[Saved data entries]
• • • •
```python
_SCRATCH = {}
_WS_BYTES = {}


def _ws_bytes(fn_name, *args):
    key = (fn_name,) + args
    v = _WS_BYTES.get(key)
# ... 1052 lines not shown
            g = gs if gs is not None else torch.zeros(ctx.shape, dtype=F32, device=s.device)
            gyb = colsum(g.reshape(-1, g.shape[-1])) if ctx.with_y_bias else None
            return g, g, gyb, None, None, None
        gx, gparams = _ln_backward(gh, gs, s, weight, stats, ctx.with_y_bias)
        gx = gx.view(ctx.shape)
        return gx, gx, (gparams[2] if ctx.with_y_bias else None), gparams[0], gparams[1], None


def layer_norm(x, weight, bias, eps=1e-5):
    return _LayerNorm.apply(x, weight, bias, eps)


def add_layer_norm(x, y, weight, bias, eps=1e-5, y_bias=None):
    return _AddLayerNorm.apply(x, y, y_bias, weight, bias, eps)


def colsum(x: torch.Tensor) -> torch.Tensor:
    L = _lib.load()
    x = req(x.contiguous(), F32, "colsum x", 2)
    rows, cols = x.shape
    out = _empty((cols,), F32, x)
    ws_bytes = _ws_bytes("ftx_colsum_workspace_bytes", rows, cols)
    ws = _scratch(ws_bytes, x)
    check(L.ftx_colsum(ptr(x), rows, cols, ptr(out), ptr(ws), ws_bytes, stream()), "ftx_colsum")
    return out


_ATTENTION = {False: ("ftx_attn_fwd_tiled", "attn_fwd", "ftx_attn_bwd_tiled", "attn_bwd"),
              True: ("ftx_attn_fwd_bf16", "attn_fwd_bf16", "ftx_attn_bwd_bf16", "attn_bwd_bf16")}


class _Attention(torch.autograd.Function):
    @staticmethod
    def forward(ctx, qkv, scale, tiling=(0, 0), bf16=False):
        L = _lib.load()
        fn, kind = _ATTENTION[bf16][:2]
        qkv = req(qkv.contiguous(), F32, "attention qkv", 5)
        b, t, three, h, d = qkv.shape
        if three != 3 or d != 64:
            raise ValueError(f"attention: qkv must be (B, T, 3, heads, 64), got {tuple(qkv.shape)}")
        out = _empty((b, t, h * d), F32, qkv)
        lse = _empty((b, h, t), F32, qkv)
        qw, split = int(tiling[0]), int(tiling[1])
        _log_launch(kind, dict(b=b, t=t, h=h, d=d, products=2), lambda: check(getattr(L, fn)(
            ptr(qkv), b, t, h, d, float(scale), ptr(out), ptr(lse), qw, split, stream()), fn))
        ctx.save_for_backward(qkv, out, lse)
        ctx.scale, ctx.tiling, ctx.bf16 = float(scale), (qw, split), bf16
        return out

    @staticmethod
    def backward(ctx, go):
        L = _lib.load()
        fn, kind = _ATTENTION[ctx.bf16][2:]
        qkv, out, lse = ctx.saved_tensors
        b, t, _, h, d = qkv.shape
        go = req(go.contiguous(), F32, "attention grad", 3)
        gqkv = torch.empty_like(qkv)
        ws_bytes = int(L.ftx_attn_bwd_workspace_bytes(b, t, h))
        ws = torch.empty((ws_bytes,), dtype=torch.uint8, device=qkv.device)
        _log_launch(kind, dict(b=b, t=t, h=h, d=d, products=7), lambda: check(getattr(L, fn)(
            ptr(qkv), ptr(out), ptr(go), ptr(lse), b, t, h, d, ctx.scale, ptr(gqkv), ptr(ws), ws_bytes, ctx.tiling[0], ctx.tiling[1], stream()), fn))
        return gqkv, None, None, None


def attention(qkv, scale, tiling=(0, 0), bf16=False):
    return _Attention.apply(qkv, scale, tiling, bool(bf16))


EPI_NONE, EPI_BIAS, EPI_BIAS_GELU, EPI_DGELU = 0, 1, 2, 3
_DENSE_MODES = ("bf16", "split")


def vit_linear_supported(x, weight):
    n, k = weight.shape
    return (x.is_cuda and weight.is_cuda and x.dtype == F32 and weight.dtype == F32 and x.shape[-1] == k and k % 64 == 0 and n % 64 == 0
            and x.numel() // k <= (1 << 30))


def _dense_gemm(a, w, w_kn, epi, bias=None, pre_in=None, with_pre=False, mode="bf16"):
    L = _lib.load()
    m, kr = a.shape
    n = w.shape[1] if w_kn else w.shape[0]
    out = _empty((m, n), F32, a)
    pre = _empty((m, n), F32, a) if with_pre else None
    _log_launch("vit_gemm_" + mode, dict(m=m, n=n, k=kr, w_kn=w_kn, epi=epi), lambda: check(getattr(L, "ftx_dense_gemm_" + mode)(
        ptr(a), ptr(w), w_kn, ptr(bias), ptr(pre_in), m, n, kr, epi, ptr(out), ptr(pre), stream()), "ftx_dense_gemm_" + mode))
    return out, pre


def _dense_wgrad(g, x, mode="bf16"):
    L = _lib.load()
    m, n = g.shape
    k = x.shape[1]
    dw = _empty((n, k), F32, g)
    ws_bytes = _ws_bytes(f"ftx_dense_wgrad_{mode}_workspace_bytes", m, n, k)
    ws = _scratch(ws_bytes, g)
    _log_launch("vit_wgrad_" + mode, dict(m=m, n=n, k=k), lambda: check(getattr(L, "ftx_dense_wgrad_" + mode)(
        ptr(g), ptr(x), m, n, k, ptr(dw), ptr(ws), ws_bytes, stream()), "ftx_dense_wgrad_" + mode))
    return dw
# ... 381 lines not shown
```

include/ftx.h:

```cpp
#ifndef FTX_H
#define FTX_H
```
• • • •
§ WHAT NEEDS TO BE DONE
If a line in the records contains the string "else", include it in the count; report that count alone.

§ OUTPUT BELOW
5